They met the Greeks two nights later, back in Cancun, on the beach
near their hotel. Stacy got drunk and made out with one of them.
Nothing happened beyond that, but the Greeks always seemed to be
turning up afterward, no matter where they went or what they were
doing. None of them spoke Greek, of course, and the Greeks didn't
speak English, so it was mostly smiling and nodding and the
occasional sharing of food or drinks. There were three Greeks ---
in their early twenties, like Mathias and the rest of them --- and
they seemed friendly enough, even if they did appear to be
following them about.

The Greeks not only didn't know English; they couldn't speak
Spanish, either. They'd adopted Spanish names, though, which they
seemed to find very amusing. Pablo and Juan and Don Quixote was how
they introduced themselves, saying the names in their odd accents
and gesturing at their chests. Don Quixote was the one Stacy made
out with. All three looked enough alike, however ---
wide-shouldered and slightly padded, with their dark hair grown
long and tied back in ponytails --- that even Stacy had a hard time
keeping track of who was who. It also seemed possible that they
were trading the names around, that this was part of the joke, so
the one who answered to Pablo on Tuesday would smilingly insist on
Wednesday that he was Juan.

They were visiting Mexico for three weeks. It was August, a foolish
time to travel to the Yucatán. The weather was too hot, too
humid. There were sudden rainstorms nearly every afternoon,
downpours that could flood a street in a matter of seconds. And
with darkness, the mosquitoes arrived, vast humming clouds of them.
In the beginning, Amy complained about all these things, wishing
they'd gone to San Francisco, which had been her idea. But then
Jeff lost his temper, telling her she was ruining it for everyone
else, and she stopped talking about California --- the bright,
brisk days, the trolley cars, the fog rolling in at dusk. It wasn't
really that bad anyway. It was cheap and uncrowded, and she decided
to make the best of it.

There were four of them in all: Amy and Stacy and Jeff and Eric.
Amy and Stacy were best friends. They'd cut their hair boyishly
short for the trip, and they wore matching Panama hats, posing for
photos arm in arm. They looked like sisters --- Amy the fair one,
Stacy the dark --- both of them tiny, barely five feet tall,
birdlike in their thinness. They were sisterly in their behavior,
too, full of whispered secrets, wordless intimacies, knowing
looks.

Jeff was Amy's boyfriend; Eric was Stacy's. The boys were friendly
with each other, but not exactly friends. It had been Jeff's idea
to travel to Mexico, a last fling before he and Amy started medical
school in the fall. He'd found a good deal on the Internet: cheap,
impossible to pass up. It would be three lazy weeks on the beach,
lying in the sun, doing nothing. He'd convinced Amy to come with
him, then Amy had convinced Stacy, and Stacy had convinced
Eric.

Mathias told them that he'd come to Mexico with his younger
brother, Henrich, but Henrich had gone missing. It was a confusing
story, and none of them understood all the details. Whenever they
asked him about it, Mathias became vague and upset. He slipped into
German and waved his hands, and his eyes grew cloudy with the
threat of tears. After awhile, they didn't ask anymore; it felt
impolite to press. Eric believed that drugs were somehow involved,
that Mathias's brother was on the run from the authorities, but
whether these authorities were German, American, or Mexican, he
couldn't say for certain. There'd been a fight, though; they all
agreed upon this. Mathias had argued with his brother, perhaps even
struck him, and then Henrich had disappeared. Mathias was worried,
of course. He was waiting for him to return so that they could fly
back to Germany. Sometimes he seemed confident that Henrich would
eventually reappear and that all would be fine in the end, but
other times he didn't. Mathias was reserved by nature, a listener
rather than a talker, and prone in his present situation to sudden
bouts of gloom. The four of them worked hard to cheer him up. Eric
told funny stories. Stacy did her imitations.
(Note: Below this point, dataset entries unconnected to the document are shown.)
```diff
@@ -675,20 +701,21 @@
   const int ring = stream0 ? DKD_X_RING0 : ((mode == 0 || mode == 2) && D > 448 ? 2 : 3);
   const int ring_warps = mode == 2 ? 4 : kXStageWarps;
   const int scan_groups = (mode == 0 && kXTwoPhaseList) ? 1 : 0;
-  const size_t fixed = sizeof(ExactCtl) + 1024 + 128 + 16384  +
+  const size_t static_smem = (size_t)(mode == 2 ? kXGroup : 2) * 32 * 32 * sizeof(float);
+  const size_t fixed = sizeof(ExactCtl) + 1024 + 128 + static_smem +
                        (size_t)ring_warps * ring * kXSlotBytes + (size_t)scan_groups * kXScanScratch;
   size_t b_total;
   if (mode == 0 && !stream0) {
-    const size_t b_buf = (size_t)num_kb * 2 * kXBPlane;
-    if ((size_t)max_smem < fixed + b_buf) return DKD_ERR_SHAPE;
-    p.b_bufs = ((size_t)max_smem >= fixed + 2 * b_buf) ? 2 : 1;
-    b_total = (size_t)p.b_bufs * b_buf;
+    const size_t b_slot = 2 * kXBPlane;
+    if ((size_t)max_smem < fixed + num_kb * b_slot) return DKD_ERR_SHAPE;
+    p.b_bufs = (int)std::min<size_t>(kXBSlotsMax, ((size_t)max_smem - fixed) / b_slot);
+    b_total = (size_t)p.b_bufs * b_slot;
   } else {
     p.b_bufs = kXBStages;
     b_total = (size_t)kXBStages * 2 * p.Npad * 128;
     if ((size_t)max_smem < fixed + b_total) return DKD_ERR_SHAPE;
   }
-  const size_t smem = fixed - 16384 + b_total;
+  const size_t smem = fixed - static_smem + b_total;
   const int grid = p.Nv < sms ? p.Nv : sms;
   auto launch = [&](auto kern) -> int {
     DKD_CUDA_TRY(cudaFuncSetAttribute(kern, cudaFuncAttributeMaxDynamicSharedMemorySize, (int)smem));
@@ -825,3 +852,14 @@
   p.vid_ptr = nullptr; p.vid_cnt = vid_cnt; p.q_list = q_list; p.out_slot = nullptr; p.list_stride = list_stride;
   return launch_exact(0, p, D, T, (cudaStream_t)stream);
 }
+
+#ifdef DKD_X_ROLE_CLOCKS
+extern "C" int dkd_x_role_clocks(unsigned long long* out) {
+  if (!out) return DKD_ERR_ARG;
+  DKD_CUDA_TRY(cudaDeviceSynchronize());
+  DKD_CUDA_TRY(cudaMemcpyFromSymbol(out, g_x_role_clk, sizeof(g_x_role_clk)));
+  static const unsigned long long zero[4 * kXClkSlots] = {};
+  DKD_CUDA_TRY(cudaMemcpyToSymbol(g_x_role_clk, zero, sizeof(zero)));
+  return DKD_OK;
+}
+#endif
```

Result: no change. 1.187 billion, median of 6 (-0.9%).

Jeff pointed out
interesting sights. And Amy took countless photographs, ordering
everyone to smile.

In the day, they sunned on the beach, sweating beside one another
on their brightly colored towels. They swam and snorkeled; they got
burned and began to peel. They rode horses, paddled around in
kayaks, played miniature golf. One afternoon, Eric convinced them
all to rent a sailboat, but it turned out he wasn't as adept at
sailing as he'd claimed, and they had to be towed back to the dock.
It was embarrassing, and expensive. At night, they ate seafood and
drank too much beer.

Eric didn't know about Stacy and the Greek. He'd gone to sleep
after dinner, leaving the other three to wander the beach with
Mathias. There'd been a bonfire burning behind one of the
neighboring hotels, a band playing in a gazebo. That was where they
met the Greeks. The Greeks were drinking tequila and clapping in
rhythm with the music. They offered to share the bottle. Stacy sat
next to Don Quixote, and there was much talking, in their mutually
exclusive languages, and much laughter, and the bottle passed back
and forth, everyone wincing at the burning taste of the liquor, and
then Amy turned and found Stacy embracing the Greek. It didn't last
very long. Five minutes of kissing, a shy touch of her left breast,
and the band was finished for the night. Don Quixote wanted her to
go back to his room, but she smiled and shook her head, and it was
over as easily as that.

In the morning, the Greeks laid out their towels alongside Mathias
and the four of them on the beach, and in the afternoon they all
went jet skiing together. You wouldn't have known about the kissing
if you hadn't seen it; the Greeks were very gentlemanly, very
respectful. Eric seemed to like them, too. He was trying to get
them to teach him dirty words in Greek. He was frustrated, though,
because it was hard to tell if the words they were teaching him
were the ones he wanted to learn.



It turned out that Henrich had left a note. Mathias showed it to
Amy and Jeff early one morning, during the second week of their
vacation. It was handwritten, in German, with a shakily drawn map
at the bottom. They couldn't read the note, of course; Mathias had
to translate it for them. There wasn't anything about drugs or the
police --- that was just Eric being Eric, jumping to conclusions,
the more dramatic the better. Henrich had met a girl on the beach.
She'd flown in that morning, was on her way to the interior, where
she'd been hired to work on an archaeological dig. It was at an old
mining camp, maybe a silver mine, maybe emeralds --- Mathias wasn't
certain. Henrich and the girl had spent the day together. He'd
bought her lunch and they'd gone swimming. Then he took her back to
his room, where they showered and had sex. Afterward, she left on a
bus. In the restaurant, over lunch, she'd drawn a map for him on a
napkin, showing him where the dig was. She told him he should come,
too, that they'd be glad for his help. Once she left, Henrich
couldn't stop talking about her. He didn't eat dinner and he
couldn't fall asleep. In the middle of the night, he sat up in bed
and announced to Mathias that he was going to join the dig.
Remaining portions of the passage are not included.